We hold that neither the results of the State-ordered blood test, nor the fact that an unnamed source may have informed the highway patrol about Dolan’s earlier blood test, is sufficient to establish probable cause that Dolan had committed a crime. First, because the State-ordered blood test was an unlawful search and seizure of Dolan’s person pursuant to the United States and Montana Constitutions, that search may not be used as the basis for the issuance of a subpoena to obtain additional information. It is well established that information derived from an illegal search should be suppressed pursuant to the “fruits of the poisonous tree” doctrine. See, e.g., Silverthorne Lumber Co. v. United States (1920), 251 U.S. 385, 40 S.Ct. 182, 64 L.Ed. 319; State v. New (1996), 276 Mont. 529, 917 P.2d 919; State v. Pearson (1985), 217 Mont. 363, 704 P.2d 1056. As we stated in New, 276 Mont. at 535, 917 P.2d at 923, “[t]he [“fruits of the poisonous tree”] doctrine forbids the use of evidence which comes to light as a result of the exploitation of an initial illegal act of the police.” Therefore, because we have determined that the original State-ordered blood test was an unlawful search by the Montana Highway Patrol, we now hold that that test may not be used to establish probable cause to obtain further information by means of an investigative subpoena duces tecum.

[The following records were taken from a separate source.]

# yuliangguo/OmniFusion

Hardware: AMD Instinct MI355X
Metric: panoramas/sec at 512x1024 ERP, N=18 256^2 patches; equi2pers+pers2equi GB/s vs HBM peak (higher is better)
Workload: dtype f16x3 (fp16 hi/lo pairs, fp32 accumulate: fp32-class); 1 GPU; cfg2/cfg4 shard: 8 panoramas/GPU/step, 512x1024 ERP, fov 80, nrows 4 (18 patches); full single-pass spherical_fusion forward (confidence=True) at patch size 128 — the only size the reference network exists at (SURVEY 0.1); random-init weights (seed 42); inputs resident in HBM; resample pair at 18x256^2 reported in roofline_resample; per_gpu_batch=8, global_batch=8, parallelism=image-sharded x1, execution=3 forwards in flight per GPU on 3 streams (spherical_fusion.pipelined)

## Files before the change

omnifusion_amd/csrc/omni_conv_sh.hip:

```cpp
#include "omni_conv_sh_common.h"

namespace {

__constant__ float wino_coef[16][4] = {
    {1, 0, 0, 0}, {1, 1, 0, 0}, {1, -1, 0, 0}, {0, -1, 0, 0},
    {1, 0, 1, 0}, {1, 1, 1, 1}, {1, -1, 1, -1}, {0, -1, 0, -1},
    {1, 0, -1, 0}, {1, 1, -1, -1}, {1, -1, -1, 1}, {0, -1, 0, 1},
    {0, 0, -1, 0}, {0, 0, -1, -1}, {0, 0, -1, 1}, {0, 0, 0, 1}};
template <int BM, int BN, int WM, int WN, int NST = 3, int NL = 0, bool PP = false, bool WINO = false, bool X1 = false>
__global__ __launch_bounds__(64 * (WM * WN + NL)) void conv_sh_kernel(ShConvArgs a)
{
    static_assert(!(WINO && X1), "Winograd: f16x3 only");
    static_assert(!PP || (NL > 0 && WM * WN == 8 && NST >= 3), "ping-pong: eight matrix waves (two per SIMD) + loader waves, three stages");
    static_assert(!WINO || (PP && BM / WM == 32 && BN / WN == 32), "Winograd: the ping-pong kernel with 32 x 32 wave tiles");
    constexpr int NW = WM * WN, LW = NL > 0 ? NL : NW, RPP = 8 * LW;
    constexpr int TM = BM / WM / 32, TN = BN / WN / 32;
    constexpr int APASS = BM / RPP, BPASS = BN / RPP, LPS = APASS + BPASS;
    static_assert(APASS >= 1 && BPASS >= 1, "a tile side must cover at least one DMA pass");
    constexpr int A_BYTES = BM * 128, STAGE = (BM + BN) * 128;
    __shared__ __attribute__((aligned(1024))) unsigned char lds[NST * STAGE];
    __shared__ long long cst[OMNI_ABL(32768) ? 256 : 1];
    const bool stamped = OMNI_ABL(32768) && blockIdx.x == 0 && blockIdx.y == 0 && a.ws != nullptr && a.splitk <= 1;
    auto cstamp = [&](int k) { if (OMNI_ABL(32768) && stamped && (threadIdx.x & 63) == 0 && k < 256) cst[k] = clock64(); };
    auto cdump = [&]() { if (OMNI_ABL(32768) && stamped && threadIdx.x == 0) for (int i = 0; i < 256; ++i) reinterpret_cast<long long*>(a.ws)[i] = cst[i]; };
// ... 477 lines not shown

template <bool X1, int BM, int BN, int WM, int WN, int NST = 3, int NL = 0>
void launch_sh(ShConvArgs a, hipStream_t s)
{
    const int tiles = ((a.rows + BM - 1) / BM) * (a.Cout / BN);
    if constexpr (NL > 0 && WM * WN == 8) {
        if (omni_options().conv_pingpong) {
            hipLaunchKernelGGL((conv_sh_kernel<BM, BN, WM, WN, NST, NL, true, false, X1>), dim3(tiles, a.splitk > 1 ? a.splitk : 1), dim3(64 * (WM * WN + NL)), 0, s, a);
            return;
        }
    }
    hipLaunchKernelGGL((conv_sh_kernel<BM, BN, WM, WN, NST, NL, false, false, X1>), dim3(tiles, a.splitk > 1 ? a.splitk : 1), dim3(64 * (WM * WN + NL)), 0, s, a);
}

}

static int conv2d_sh_impl(const void* src1, const void* src2, const void* wt16, const float* bias,
                          const void* res, void* dst, int fmt, int M, int H, int W, int C1, int C2, int Cout,
                          int KH, int KW, int stride, int pad, int act, int splitk, float* ws, size_t ws_bytes,
                          const float* post, size_t post_elems, omni_stream_t stream, bool reduce = true);
extern "C" int omni_conv2d_sh_f16x3_ws(const void* src1, const void* src2, const void* wt16, const float* bias,
                                       const void* res, void* dst, int fmt, int M, int H, int W, int C1, int C2, int Cout,
                                       int KH, int KW, int stride, int pad, int act, int splitk, float* ws, size_t ws_bytes,
                                       omni_stream_t stream)
{
    return conv2d_sh_impl(src1, src2, wt16, bias, res, dst, fmt, M, H, W, C1, C2, Cout, KH, KW, stride, pad, act, splitk, ws, ws_bytes,
                          nullptr, 0, stream);
}
extern "C" int omni_conv2d_sh_f16x3_post_ws(const void* src1, const void* src2, const void* wt16, const float* bias,
                                            const void* res, void* dst, int fmt, int M, int H, int W, int C1, int C2, int Cout,
                                            int KH, int KW, int stride, int pad, int act, int splitk, float* ws, size_t ws_bytes,
                                            const float* post, size_t post_elems, omni_stream_t stream)
{
    return conv2d_sh_impl(src1, src2, wt16, bias, res, dst, fmt, M, H, W, C1, C2, Cout, KH, KW, stride, pad, act, splitk, ws, ws_bytes,
                          post, post_elems, stream);
}
extern "C" int omni_gemm_sh_f16x3_ln512_ws(const void* x, const void* wt16, const float* bias, const float* res, float* tok, const float* ln_g, const float* ln_b,
                                           float eps, void* y, int fmt, int rows, int K, int splitk, float* ws, size_t ws_bytes, omni_stream_t stream)
{
    if (!x || !wt16 || !tok || !ln_g || !ln_b || !y) OMNI_FAIL(OMNI_ERR_INVALID, "omni_gemm_sh_f16x3_ln512: null pointer");
    if (rows <= 0 || K <= 0 || K % 32) OMNI_FAIL(OMNI_ERR_INVALID, "omni_gemm_sh_f16x3_ln512: bad shape");
    if (fmt & 8) OMNI_FAIL(OMNI_ERR_UNSUPPORTED, "omni_gemm_sh_f16x3_ln512: no f16x1 form (fmt bit 3)");
    const int S = std::min(splitk, K / 32);
    if (S < 2) OMNI_FAIL(OMNI_ERR_INVALID, "omni_gemm_sh_f16x3_ln512: needs a split-K plan (splitk >= 2); an unsplit GEMM writes its result in its own epilogue");
    const int rc = conv2d_sh_impl(x, nullptr, wt16, bias, res, tok, 2, rows, 1, 1, K, 0, 512, 1, 1, 1, 0, OMNI_ACT_NONE, S, ws, ws_bytes, nullptr, 0, stream, false);
    if (rc != OMNI_OK) return rc;
    hipStream_t s = (hipStream_t)stream;
    if (fmt & 1) hipLaunchKernelGGL(sh_splitk_reduce_ln512_kernel<true>, dim3((rows + 3) / 4), dim3(256), 0, s, (const float*)ws, bias, res, tok, ln_g, ln_b, y, rows, S, (size_t)rows * 512, eps);
    else         hipLaunchKernelGGL(sh_splitk_reduce_ln512_kernel<false>, dim3((rows + 3) / 4), dim3(256), 0, s, (const float*)ws, bias, res, tok, ln_g, ln_b, y, rows, S, (size_t)rows * 512, eps);
    OMNI_HIP(hipGetLastError());
    return OMNI_OK;
}
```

*258Our holding that the State-ordered blood test may not be used to establish probable cause does not end the inquiry, however. Although the prosecutor’s affidavit in support of an investigative subpoena relied primarily on the results of that test to establish probable cause, it also stated the additional fact that “ [t]he Montana Highway Patrol was advised that blood had been taken prior [to the State-ordered test] and the results were over the legal limit.” We conclude that that fact, standing alone, is insufficient to establish probable cause that Dolan had committed the crime of driving under the influence of alcohol, in violation of § 61-8-401, MCA.
First, the affidavit does not list the source of the information. As we stated above, the test for probable cause is whether “the facts and circumstances within the officer’s personal knowledge, or upon information imparted to him by a reliable source, are sufficient to warrant a reasonable person to believe that the suspect has committed an offense.” State v. Lee (1988), 232 Mont. 105, 109, 754 P.2d 512, 515. In this case, there is no indication that the unnamed source is “reliable.” Furthermore, the inference in the affidavit is that the source was a health care provider who had knowledge of Dolan’s condition at the Community Medical Center; however, a health care provider could not lawfully have imparted information about Dolan’s condition, beyond a description of Dolan’s general physical condition, without Dolan’s authorization, pursuant to § 50-16-530, MCA. Unless we are shown otherwise, we have to presume that the health care providers at the Community Medical Center would comply with the law regarding their patients’rights to privacy. Therefore, we hold that the prosecutor’s statement that the highway patrol had received information about the results of the hospital’s routine blood sample is insufficient to establish probable cause for the issuance of an investigative subpoena, pursuant to § 46-4-301, MCA.
Because we hold that the prosecutor in this case did not establish probable cause necessary for the issuance of an investigative subpoena, we reverse the order of the District Court which denied Dolan’s motion to suppress evidence of the routine hospital blood test and we reverse Dolan’s conviction and sentence for the offense of driving under the influence of alcohol, in violation of § 61-8-401, MCA, which was necessarily based in part on that evidence. We remand to the District Court for proceedings consistent with this opinion.
CHIEF JUSTICE TURNAGE, JUSTICES GRAY, HUNT, REGNIER, LEAPHART and NELSON concur.